You could replay a similar story in music, with the introduction of notation, then our ability to record and reproduce sound, and then, well, Spotify.

Let me be clear: I am a huge fan of the written word. And the printing press, and recording studios, and (with some reservations) streaming services. Not all outsourcing of pathmaking is bad. My concern surfaces when we privilege sheer accessibility over sustained, shared knowledge. And I get the sense that our relentless quest for this accessibility has taken a toll on us, in the form of a sort of willful forgetfulness.


If we want to replace the many winding paths from point A to point B with one straight, paved road, we will have to be willing to forget the accumulated memory of those paths. If we want to replace encyclopedias with quick Google searches, we will have to be willing to forget the slow, painstaking work of human knowledge. If we want to replace communities with consumer markets, we will have to be willing to forget that we belong to one another.


I find it all too fitting that in describing such a leveled-out world, Wendell Berry uses the metaphor of severed paths in the search for home:


. . . Nobody who wanted to go home would ever get there now, for every remembered place had been displaced; every love unloved, every vow unsworn, every word unmeant to make way for the passage of the crowd of the individuated. . . Having never known where they were going, having never known where they came from. Berry, “The Objective”

A dire picture indeed.


The implicit question in such a dire picture is, “What is the way forward?”

Two popular answers to that question are aggressively advertised to us on a daily basis. The first is to forge our own path. Forget the old ones—they were riddled with the many evils of injustice—and let’s start from scratch with our newly enlightened perspective.


This answer isn’t entirely wrong. Any way forward must reckon with the failures of what lies behind. But we can’t do that reckoning by just obliterating the old.

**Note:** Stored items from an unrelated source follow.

struct PickCol {
    f32x2 ax16[2];
    f32x2 ax16_edge[2];
    f32x2 sy4[2], si[2], s20[2];
    bool depth_ok[2];
    float df;
    int base;
};
constexpr float kPickPenalty = 1e30f;
template <typename LoadSeedF> DSM_HD PickCol pick_col(int x, int y, int gw, int gh, LoadSeedF load) {
    PickCol q;
    const int xr = x & (kCell - 1), yr = y & (kCell - 1);
    const int gx0 = (x >> 3) - (xr < kCell / 2 ? 1 : 0), gy0 = (y >> 3) - (yr < kCell / 2 ? 1 : 0);
    static_assert(kCell == 8, "the shifts above");
    q.base = gy0 * gw + gx0;
    const bool col_ok[2] = {gx0 >= 0, gx0 + 1 < gw && xr != kCell / 2};
    const bool row_in[2] = {gy0 >= 0, gy0 + 1 < gh};
    float sx4[4], sy4[4], si[4], sd[4], s20[4];
    for (int k = 0; k < 4; k++) load(k, gx0 + (k >> 1), gy0 + (k & 1), sx4[k], sy4[k], si[k], sd[k], s20[k]);
    const f32x2 xq = f2_splat((float)x * 0.25f);
    for (int j = 0; j < 2; j++) {
        const f32x2 ddx4 = f2_sub(f2_make(sx4[2 * j], sx4[2 * j + 1]), xq);
        const f32x2 a = f2_mul(ddx4, ddx4);
        const bool in0 = col_ok[j] && row_in[0], in1 = col_ok[j] && row_in[1];
        q.ax16[j] = f2_make(in0 ? a.x : kPickPenalty, in1 ? a.y : kPickPenalty);
        q.ax16_edge[j] = f2_make(in0 ? a.x : kPickPenalty, kPickPenalty);
        q.sy4[j] = f2_make(sy4[2 * j], sy4[2 * j + 1]);
        q.si[j] = f2_make(si[2 * j], si[2 * j + 1]);
        q.s20[j] = f2_make(s20[2 * j], s20[2 * j + 1]);
    }
    q.df = fast_cost_df(fmaxf(fmaxf(fabsf(s20[0]), fabsf(s20[1])), fmaxf(fabsf(s20[2]), fabsf(s20[3]))));
    for (int j = 0; j < 2; j++)
        q.depth_ok[j] = !row_in[j] | ((!col_ok[0] | (sd[j] > 0)) & (!col_ok[1] | (sd[2 + j] > 0)));
    return q;
}
struct FastPickTrace {
    float err;
    bool all_depth;
};
struct FastPick {
    int seed;
    bool sure;
};
DSM_HD FastPick pick_seed_fast(const PickCol &q, int y, float pix_i, float pix_d, int gw, FastPickTrace *trace = nullptr) {
    const bool edge = (y & (kCell - 1)) == kCell / 2;
    const bool all_depth = pixel_has_inv_depth(pix_d) && q.depth_ok[0] && (q.depth_ok[1] || edge);
    const f32x2 mm = f2_splat(all_depth ? 1.0f : 0.0f), p20m = f2_splat(all_depth ? -pixel_p20(pix_d) : 0.0f);
    const f32x2 yq = f2_splat((float)y * 0.25f), pi = f2_splat(pix_i), tenth = f2_splat(0.1f);
    f32x2 c[2], dd20[2];
    for (int j = 0; j < 2; j++) {
        const f32x2 ddyq = f2_sub(q.sy4[j], yq);
        const f32x2 dist16 = f2_fma(ddyq, ddyq, edge ? q.ax16_edge[j] : q.ax16[j]);
        const f32x2 t = f2_mul(f2_sub(q.si[j], pi), tenth);
        const f32x2 c_no = f2_fma(t, t, dist16);
        dd20[j] = f2_fma(q.s20[j], mm, p20m);
        c[j] = f2_fma(dd20[j], dd20[j], c_no);
    }
    const float ck[4] = {c[0].x, c[0].y, c[1].x, c[1].y};
    const float ad_max = fmaxf(fmaxf(fabsf(dd20[0].x), fabsf(dd20[0].y)), fmaxf(fabsf(dd20[1].x), fabsf(dd20[1].y)));
    uint32_t key[4];
    for (int k = 0; k < 4; k++) key[k] = (__builtin_bit_cast(uint32_t, ck[k]) & ~3u) | (uint32_t)k;
    const uint32_t lo01 = key[0] < key[1] ? key[0] : key[1], hi01 = key[0] < key[1] ? key[1] : key[0];
    const uint32_t lo23 = key[2] < key[3] ? key[2] : key[3], hi23 = key[2] < key[3] ? key[3] : key[2];
    const uint32_t first = lo01 < lo23 ? lo01 : lo23;
    const uint32_t mid_a = lo01 < lo23 ? lo23 : lo01, mid_b = hi01 < hi23 ? hi01 : hi23;
    const uint32_t second = mid_a < mid_b ? mid_a : mid_b;
    const float c1 = __builtin_bit_cast(float, first), c2 = fminf(__builtin_bit_cast(float, second), 2e6f);
    const float err = fast_cost_err(c2, fast_cost_slack(ad_max, q.df));
    if (trace) { trace->err = err; trace->all_depth = all_depth; }
    FastPick r;
    r.seed = q.base + (int)(first & 1u) * gw + (int)((first >> 1) & 1u);
    r.sure = c1 + err < c2 - err && c1 + err < 1e6f;
    return r;
}
template <typename LoadSeedF>
DSM_HD FastPick pick_seed_fast(int x, int y, float pix_i, float pix_d, int gw, int gh, LoadSeedF load, FastPickTrace *trace = nullptr) {
    return pick_seed_fast(pick_col(x, y, gw, gh, load), y, pix_i, pix_d, gw, trace);
}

The second popular answer is to entirely forsake the new in order to reinstitute the treasures of the old. This option would have us believe that innovation is never to be trusted, it’s only ever safe to go where we have already gone, and the way forward is in fact backward.


And the instinct behind this perspective isn’t entirely wrong, either. But it goes very wrong when it succumbs to untempered nostalgia, replaying the “halcyon days” at the expense of the present. In fact, in a strange twist of irony, all its zeal for remembering the past lands it in another kind of forgetfulness altogether—forgetfulness of the future, and consequently, forgetfulness of hope.


The best answer I’ve found is at once under-publicized, mundane, and miraculous. You’re probably already doing it, but it always helps to remember what it is you’re doing and why.


Tell stories. Sing songs. Cook and share meals with your friends. Remember and proclaim. The beautiful thing about these treasured paths is that they are made and re-made in the very act of walking, and Sara Groves is absolutely right that “the path is worn, but to us it’s new.” The miracle that happens in these mundane creative acts is that our lives are stitched back together even as we turn around to glimpse the potentiality of healing. Grace works that way, and it imbues our memories and imaginations just as much as our hearts and souls. With the very first faithful step down the path of a treasured story, we are making that story realer to ourselves and to one another. Is this not what we’re doing when we worship, partake of the sacraments, and practice communion itself?


So go out and listen in the old for intimations of the new, and in the new for intimations of the old. Be open to surprise from any direction. Join your own voice in the resounding, inextricably woven, vast memory and anticipation of creation. Etch your name on the tree that marks the path.